Acha incorreto reduzir a números os dados sobre as vítimas da covid-19,
porque se trata de seres humanos e “o homem é um
mundo, não é um número”. São vidas humanas que estão em causa.
Aquando da sua deportação, havia música. A esse respeito, diz que achava que só conhecia as
canções nazistas, contra os judeus. É certo que muitas pessoas “compuseram
orquestras” nos campos, mas só para os alemães. Para judeus, a música era
gritar e chorar, silêncio, morte e tiros.
Apesar de se falarem tantas línguas nos campos, observa que os judeus
húngaros foram os últimos a ser deportados e que se entendiam, mas não
conversavam, pois não havia tempo para falar, nem pela solidariedade. Na
verdade, “o que importava era apenas não perder a vida”. Com um frio
enlouquecedor e uma fome cegante, não havia nada a dizer a não ser cuidar de si
mesmo e ali era difícil pensar em amizade.
Refere que, no pós-guerra, os judeus não foram bem recebidos, não foram ouvidos. Foram
tratados como “restos de vida, trapos”. Por isso, “estava explodindo de
palavras”. E explicita:
“Comecei a escrever em inglês,
depois na Itália aprendi italiano e voltei a escrever aquele livro iniciado na
Hungria em 1946. Então publiquei o primeiro texto em 1959 e não parei mais.
Acredito que farei isso até so fim dos meus dias, pois continuarei a frequentar
as escolas.”.
Considera que os jovens precisam de saber e querem saber, mas há pouca
comunicação na família; e, de facto, nenhum país lidou com este grande
discurso, senão em parte, pelo que estão a avançar o racismo e o antissemitismo
– enorme responsabilidade para toda a Europa.

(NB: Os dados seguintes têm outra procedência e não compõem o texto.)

def fold_upsample_weights(w):
    N, Cn = w.shape[:2]
    assert tuple(w.shape[2:]) == (3, 3)
    sel = torch.tensor([[[1, 0, 0], [0, 1, 1]], [[1, 1, 0], [0, 0, 1]]], dtype=w.dtype, device=w.device)
    return torch.einsum("pia,qjb,ncab->pqnijc", sel, sel, w).reshape(4, N, 4 * Cn).contiguous()


def upsample_phases_covers(B, Hs, Ws, Cn, N):
    return bool(Cn >= 16 and Cn % 16 == 0 and (N % 96 == 0 or N % 64 == 0) and N > 0 and 1 <= Ws <= 33 and Hs * Ws >= 32
                and 4 * Cn * 64 < 2 ** 31 and 4 * B * Hs * Ws < 2 ** 31)


def _onepass_slab(B, HW, Cn, G, max_threads=1024):
    if Cn % 8 or G <= 0 or Cn % G:
        return 0
    cg = Cn // G
    L = cg
    while L % 8:
        L += cg
    best = 0
    for sc in range(L, Cn + 1, L):
        if Cn % sc:
            continue
        noct = sc // 8
        if noct > max_threads:
            continue
        npl = min(max_threads // noct, HW)
        if -(-HW // npl) > 12:
            continue
        wgs = B * (Cn // sc)
        if best == 0 or wgs >= 256:
            best = sc
        if wgs < 256:
            break
    return best


class _Tensor:

    def __init__(self, pb, H, W, Cn, stats=True):
        eng, B = pb.eng, pb.B
        M = B * H * W
        self.B, self.H, self.W, self.C = B, H, W, Cn
        self.f32 = torch.empty((M, Cn), dtype=torch.float32, device=eng.dev) if eng.precise else None
        self.hi = None if eng.precise else torch.empty((M, Cn), dtype=torch.bfloat16, device=eng.dev)
        small = H * W <= pb.no_stats_hw
        self.stats_by_gn = bool(stats and small and pb.gn_writes_stats)
        self.stats = pb.alloc_stats(B * Cn * 2) if (stats and (not small or self.stats_by_gn)) else None
        pb.keep.append(self)


# ... 160 lines not shown
        s1 = srcs[0]
        a.s1_f32, a.s1_bf16, a.C1 = (ptr(s1.f32), None, s1.C) if eng.precise else (None, ptr(s1.hi), s1.C)
        if s1.stats is not None:
            self.stats_views.append((a, s1.stats, "st1"))
        if len(srcs) == 2:
            s2 = srcs[1]
            a.s2_f32, a.s2_bf16, a.C2 = (ptr(s2.f32), None, s2.C) if eng.precise else (None, ptr(s2.hi), s2.C)
            if s2.stats is not None:
                self.stats_views.append((a, s2.stats, "st2"))
        g, b_ = norm.weight.detach().float().contiguous(), norm.bias.detach().float().contiguous()
        self.keep.extend([g, b_, a, out])
        a.gamma, a.beta = ptr(g), ptr(b_)
        a.B, a.HW, a.G, a.eps, a.swish = B, HW, norm.num_groups, eps, int(swish)
        a.out_hi, a.out_f32 = ptr(out.hi), ptr(out.f32)
        if self.onepass_gn and HW <= self.no_stats_hw:
            if _onepass_slab(B, HW, Ct, norm.num_groups, self.gn_threads) == 0:
                raise native.CtddError(f"one-pass GroupNorm does not cover HW={HW} C={Ct} G={norm.num_groups}")
            self.launch(lib.ctdd_unet_gn_onepass, C.byref(a), 0, self.gn_threads, label=f"gn1 {srcs[0].H}x{srcs[0].W} C={Ct} ({len(srcs)} src)")
        else:
            self.launch(lib.ctdd_unet_gn_apply, C.byref(a), label=f"gn {srcs[0].H}x{srcs[0].W} C={Ct} ({len(srcs)} src)")
        if tc is not None:
            tc.record_gn(self, srcs, norm, swish, eps, HW, out, drop_p)
        return out

    def conv_rows(self, srcs, norm, segs, wsrc, bias, out, tb=None, res=None, raws=()):
        eng, lib, B = self.eng, self.lib, self.B
        Hc, Wc, N = srcs[0].H, srcs[0].W, out.C
        cs, rcs = [s_.C for s_ in srcs], [s_.C for s_ in raws]
        a = _ConvRowsArgs()
        for i, s_ in enumerate(srcs):
            setattr(a, f"s{i + 1}_bf16", ptr(s_.hi))
            setattr(a, f"C{i + 1}", s_.C)
            self.stats_views.append((a, s_.stats, f"st{i + 1}"))
        for i, s_ in enumerate(raws):
            setattr(a, f"r{i + 1}_bf16", ptr(s_.hi))
            setattr(a, f"RC{i + 1}", s_.C)
        g, b_ = norm.weight.detach().float().contiguous(), norm.bias.detach().float().contiguous()
        a.gamma, a.beta, a.G, a.eps = ptr(g), ptr(b_), norm.num_groups, norm.eps
        w, _ = eng._pack(pack_conv_rows_weights(eng._w2d(wsrc, segs), cs, rcs))
        a.w, a.bias = ptr(w), ptr(bias)
        if tb is not None:
            a.tbias, a.tb_stride = tb
        if res is not None:
            a.res_bf16 = ptr(res.hi)
        a.out_bf16 = ptr(out.hi)
        if out.stats is not None and not out.stats_by_gn:
            self.stats_views.append((a, out.stats, "out_stats"))
        a.B, a.H, a.W, a.N = B, Hc, Wc, N
        self.keep.extend([g, b_, w, bias, a])
        Ktot = w.shape[1]
        self.launch(lib.ctdd_unet_conv_rows, C.byref(a), 0, label=f"{Hc}x{Wc} K={Ktot} N={N} gn+conv rows C={cs} raw={rcs}",
                    flops=2 * B * Hc * Wc * N * Ktot)

    def conv2_operands(self, rb, a2, srcs):
        tc = self.tc
        segs, wsrc, bias_params = [(a2, rb.conv2.weight.shape[0], SEG_3x3)], [(rb.conv2.weight, 0)], [rb.conv2.bias]
        bias = rb.conv2.bias.detach().float()
        if rb.skip is not None:
            c_ = 0
            for s_ in srcs:
                segs.append((s_, s_.C, SEG_1x1))
                wsrc.append((rb.skip.weight, c_))
                c_ += s_.C
            bias_params.append(rb.skip.bias)
            bias = tc.summed_bias(bias_params) if tc is not None else bias + rb.skip.bias.detach().float()
        return segs, wsrc, bias_params, bias.contiguous()

    def resblock_fused(self, rb, srcs, mid=False):
        eng, lib, B = self.eng, self.lib, self.B
        Hc, Wc = srcs[0].H, srcs[0].W
        cs = [s.C for s in srcs]
        Ct, cout = sum(cs), rb.conv1.weight.shape[0]
        y = _Tensor(self, Hc, Wc, cout)
        a = _ResblockArgs()
        a.s1_bf16, a.C1 = ptr(srcs[0].hi), cs[0]
        if len(srcs) == 2:
            a.s2_bf16, a.C2 = ptr(srcs[1].hi), cs[1]
        par = [p_.detach().float().contiguous() for p_ in (rb.norm1.weight, rb.norm1.bias, rb.norm2.weight, rb.norm2.bias, rb.conv1.bias)]
        a.gamma1, a.beta1, a.gamma2, a.beta2, a.bias1 = (ptr(p_) for p_ in par)
        a.G1, a.G2, a.eps1, a.eps2 = rb.norm1.num_groups, rb.norm2.num_groups, rb.norm1.eps, rb.norm2.eps
        a.tbias, a.tb_stride = self.tproj.data_ptr() + 4 * self.toff[id(rb)], self.tb_stride
        w1 = eng._w2d([(rb.conv1.weight, 0)], [(None, Ct, SEG_3x3)])
        segs, wsrc, _, bias2 = self.conv2_operands(rb, None, srcs)
        w2 = eng._w2d(wsrc, segs)
        w1, w2 = pack_resblock_mid_weights(w1, w2, cs) if mid else (pack_resblock_weights(w1), pack_resblock_weights(w2))
        (w1, _), (w2, _) = eng._pack(w1), eng._pack(w2)
        a.w1, a.w2, a.bias2, a.skip = ptr(w1), ptr(w2), ptr(bias2), int(rb.skip is not None)
        a.B, a.H, a.W, a.N, a.out_bf16 = B, Hc, Wc, cout, ptr(y.hi)
        self.keep.extend(par + [w1, w2, bias2, a])
        K1, K2 = w1.shape[1], w2.shape[1]
        self.launch(lib.ctdd_unet_resblock_mid if mid else lib.ctdd_unet_resblock_small, C.byref(a), 0,
                    label=f"{Hc}x{Wc} resblock C={cs} N={cout} K={K1}+{K2}", flops=2 * B * Hc * Wc * cout * (9 * Ct + 9 * cout + (Ct if rb.skip is not None else 0)))
        return y

    def resblock(self, rb, srcs):
        eng, tc = self.eng, self.tc
        Hc, Wc = srcs[0].H, srcs[0].W
        cs = [s.C for s in srcs]
        cout = rb.conv1.weight.shape[0]
        if self.onepass_gn and eng._fuses_resblock(rb, Hc, Wc, cs, tc is not None) and all(s_.stats is None for s_ in srcs):
            return self.resblock_fused(rb, srcs)
        if self.onepass_gn and eng._fuses_resblock_mid(rb, Hc, Wc, cs, tc is not None) and all(s_.stats is None for s_ in srcs):
            return self.resblock_fused(rb, srcs, mid=True)
        tbias = (self.tproj.data_ptr() + 4 * self.toff[id(rb)], self.tb_stride)
        h = _Tensor(self, Hc, Wc, cout)
        b1 = rb.conv1.bias.detach().float().contiguous()
# ... 96 lines not shown
        self.conv([(cur, cur.C, SEG_3x3_S2)], [(cv.weight, 0)],
                  cv.bias.detach().float().contiguous(), cur.C, Ho, Wo, cur.H, cur.W, y, bias_params=[cv.bias])
        return y

    def upsample_in_phases(self, cur):
        eng, m, B, Cn = self.eng, self.m, self.B, cur.C
        if self.tc is not None or eng.precise or not int(getattr(m, "upsample_phases", 1)):
            return False
        Ho, Wo = cur.H * 2, cur.W * 2
        ring = self.pick_kernel(True, B * Ho * Wo, Cn, Ho, Wo) == "ring" and Wo <= 33 and Cn % 32 == 0
        if not ring or (getattr(m, "conv_ksplit", 1) > 1 and Cn // 16 >= 2) or getattr(m, "ring_small_tiles", 0):
            return False
        return upsample_phases_covers(B, cur.H, cur.W, Cn, Cn)

    def upsample_phases(self, cv, cur, y):
        eng, B, Cn = self.eng, self.B, cur.C
        a = _ConvArgs()
        a.nseg = 1
        a.seg[0].hi, a.seg[0].C, a.seg[0].kind = ptr(cur.hi), Cn, SEG_3x3_UP
        whi, _ = eng._pack(fold_upsample_weights(cv.weight.detach().float()).reshape(4 * Cn, 4 * Cn))
        bias = cv.bias.detach().float().contiguous()
        a.w_hi, a.bias = ptr(whi), ptr(bias)
        a.B, a.H, a.W, a.Hin, a.Win, a.N, a.Ktot = B, y.H, y.W, cur.H, cur.W, Cn, 4 * Cn
        a.out_hi = ptr(y.hi)
        if y.stats is not None and not y.stats_by_gn:
            self.stats_views.append((a, y.stats, "stats"))
        self.keep.extend([whi, bias, a])
        self.launch(self.lib.ctdd_unet_conv_up_phases, C.byref(a), 0, label=f"{y.H}x{y.W} K=4x{4 * Cn} N={Cn} up-phases of {cur.H}x{cur.W}",
                    flops=2 * B * y.H * y.W * Cn * 4 * Cn)

    def upsample(self, cv, cur):
        eng, tc, B, lib = self.eng, self.tc, self.B, self.lib
        y = _Tensor(self, cur.H * 2, cur.W * 2, cur.C)
        if self.upsample_in_phases(cur):
            self.upsample_phases(cv, cur, y)
        elif eng.precise and tc is None:
            self.conv([(cur, cur.C, SEG_3x3_UP)], [(cv.weight, 0)],
                      cv.bias.detach().float().contiguous(), cur.C, cur.H * 2, cur.W * 2, cur.H, cur.W, y)
        else:
            up = _Tensor(self, cur.H * 2, cur.W * 2, cur.C, stats=False)
            if eng.precise:
                self.launch(lib.ctdd_unet_upsample2x_f32, ptr(cur.f32), B, cur.H, cur.W, cur.C, ptr(up.f32))
            else:
                self.launch(lib.ctdd_unet_upsample2x, ptr(cur.hi), B, cur.H, cur.W, cur.C, ptr(up.hi))
            if tc is not None:
                tc.record_upsample(cur, up)
            self.conv([(up, cur.C, SEG_3x3)], [(cv.weight, 0)],
                      cv.bias.detach().float().contiguous(), cur.C, up.H, up.W, up.H, up.W, y, bias_params=[cv.bias])
        return y

    def head(self, cur, logits_out, logits_bf16):
        eng, tc, B, st, m, net, dev, (Cin, H0, W0) = self.eng, self.tc, self.B, self.st, self.m, self.net, self.dev, self.shape
        S = net.S
        ao = self.gn_apply([cur], net.out[0], True, net.out[0].eps, cur.H * cur.W)
        oc = net.out[2]
        n_out = oc.weight.shape[0]
        D = Cin * H0 * W0
        logistic = m.model_output == "logistic_pars"
        ldt = torch.bfloat16 if logits_bf16 and not (logistic and (tc is not None or eng.precise or S % 4)) else torch.float32
        st.logits = logits_out if logits_out is not None else torch.empty((B, D, S), dtype=ldt, device=dev)
        assert st.logits.dtype == ldt
        if logistic:
            st.net_out = torch.empty((B * H0 * W0, n_out), dtype=torch.float32, device=dev)
            self.conv([(ao, ao.C, SEG_3x3)], [(oc.weight, 0)],
                      oc.bias.detach().float().contiguous(), n_out, H0, W0, H0, W0, None, out_f32_tensor=st.net_out, bias_params=[oc.bias])
            la = _LogisticArgs()
            la.net, la.x0, la.B, la.C, la.HW, la.S, la.fix = ptr(st.net_out), ptr(st.x0), B, Cin, H0 * W0, S, int(bool(m.fix_logistic))
            if ldt == torch.bfloat16:
                la.out_bf16 = ptr(st.logits)
            else:
                la.out = ptr(st.logits)
            la.fast = 0 if eng.precise else 1
            self.keep.append(la)
            if tc is None:
                self.launch(self.lib.ctdd_unet_logistic_head, C.byref(la))
        else:
            self.conv([(ao, ao.C, SEG_3x3)], [(oc.weight, 0)],
                      oc.bias.detach().float().contiguous(), n_out, H0, W0, H0, W0, None, out_f32_tensor=st.logits,
                      logits_C=Cin, bias_params=[oc.bias])

    def build(self, x_dtype, logits_out, logits_bf16, uniform_t):
        st, B, net, dev = self.st, self.B, self.net, self.dev
        st.x_in = torch.zeros((B, *self.shape), dtype=x_dtype, device=dev)
        st.t_in = torch.zeros((B,), dtype=torch.float32, device=dev)
        self.time(uniform_t)
        cur = self.first_conv(net.down[0])
        feats = [cur]
        for layer in list(net.down)[1:]:
            cur = self.block(layer, [cur]) if hasattr(layer, "resblocks") else self.downsample(layer.downsample[0], cur)
            feats.append(cur)
        for layer in net.mid:
            cur = self.block(layer, [cur])
        for layer in net.up:
            cur = self.block(layer, [cur, feats.pop()]) if hasattr(layer, "resblocks") else self.upsample(layer[1], cur)
        self.head(cur, logits_out, logits_bf16)
        if self.tc is not None:
            self.tc.finish(self)
        st.stats = torch.zeros((max(self.stats_off, 1),), dtype=torch.float64, device=dev)
        base = st.stats.data_ptr()
        for a_, off, field in self.stats_views:
            setattr(a_, field, base + 8 * off)
        nz = sum(n for _, n in self.zero_views)
        st.zpool = torch.zeros((max(nz, 1),), dtype=torch.float32, device=dev)
        zo = 0
        for a_, n in self.zero_views:
            a_.acc_buf = st.zpool.data_ptr() + 4 * zo
            zo += n
        st.plan, st.keep, st.graph = self.plan, self.keep, None
        return st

Julga importantíssimo o diálogo intergeracional e a nota que os idosos, muitas vezes
excluídos do diálogo por não produzirem, ficam perdidos nas residências e
morrem, tornando-se a sociedade “egoísta e estéril de coração, uma verdadeira
tragédia”. E, falando da essência do diálogo, observa que “ainda
não aprendemos a escutar de verdade” e que a escuta é o mais importante. Porfia
que “os jovens são mais maduros
do que imaginamos” e aponta que “falamos de bullying e violência, mas não da
curiosidade deles”, não sendo nós capazes de falar com eles. Para tanto, “devemos
aprender a ouvir”. E, tendo, no ano passado, visto mais escuta, provavelmente
mercê da ansiedade resultante da pandemia, confessa ter-se multiplicado na
escrita e na concessão de entrevistas.
Valoriza imenso o gesto de Francisco a ter visitado em casa para a ouvir e
de algumas vezes lhe ligar para falarem por telefone. Observa que outros Papas foram pedir
perdão na Sinagoga, mas sublinha que o facto de Francisco ter ido a sua casa “teve
um grande eco”. Pensa que “é o gesto mais bonito, esse perdão da minha casa se
espalhou por todo o mundo”.
Por fim, releva que tem vontade de dizer que os jornalistas têm de
contar as coisas positivas, não só as más. Na verdade, nos livros também fala
sobre as luzes daquele ano de prisão e, quando vai às escolas, fala das
sombras, da luz, da esperança, para as crianças não ficarem com informação
truncada. Com efeito, há muitas pessoas que fazem o bem e isso deve ser contado
e exaltado.
***
O Holocausto foi uma vergonha trágica, não deve ser esquecido nem pode repetir-se.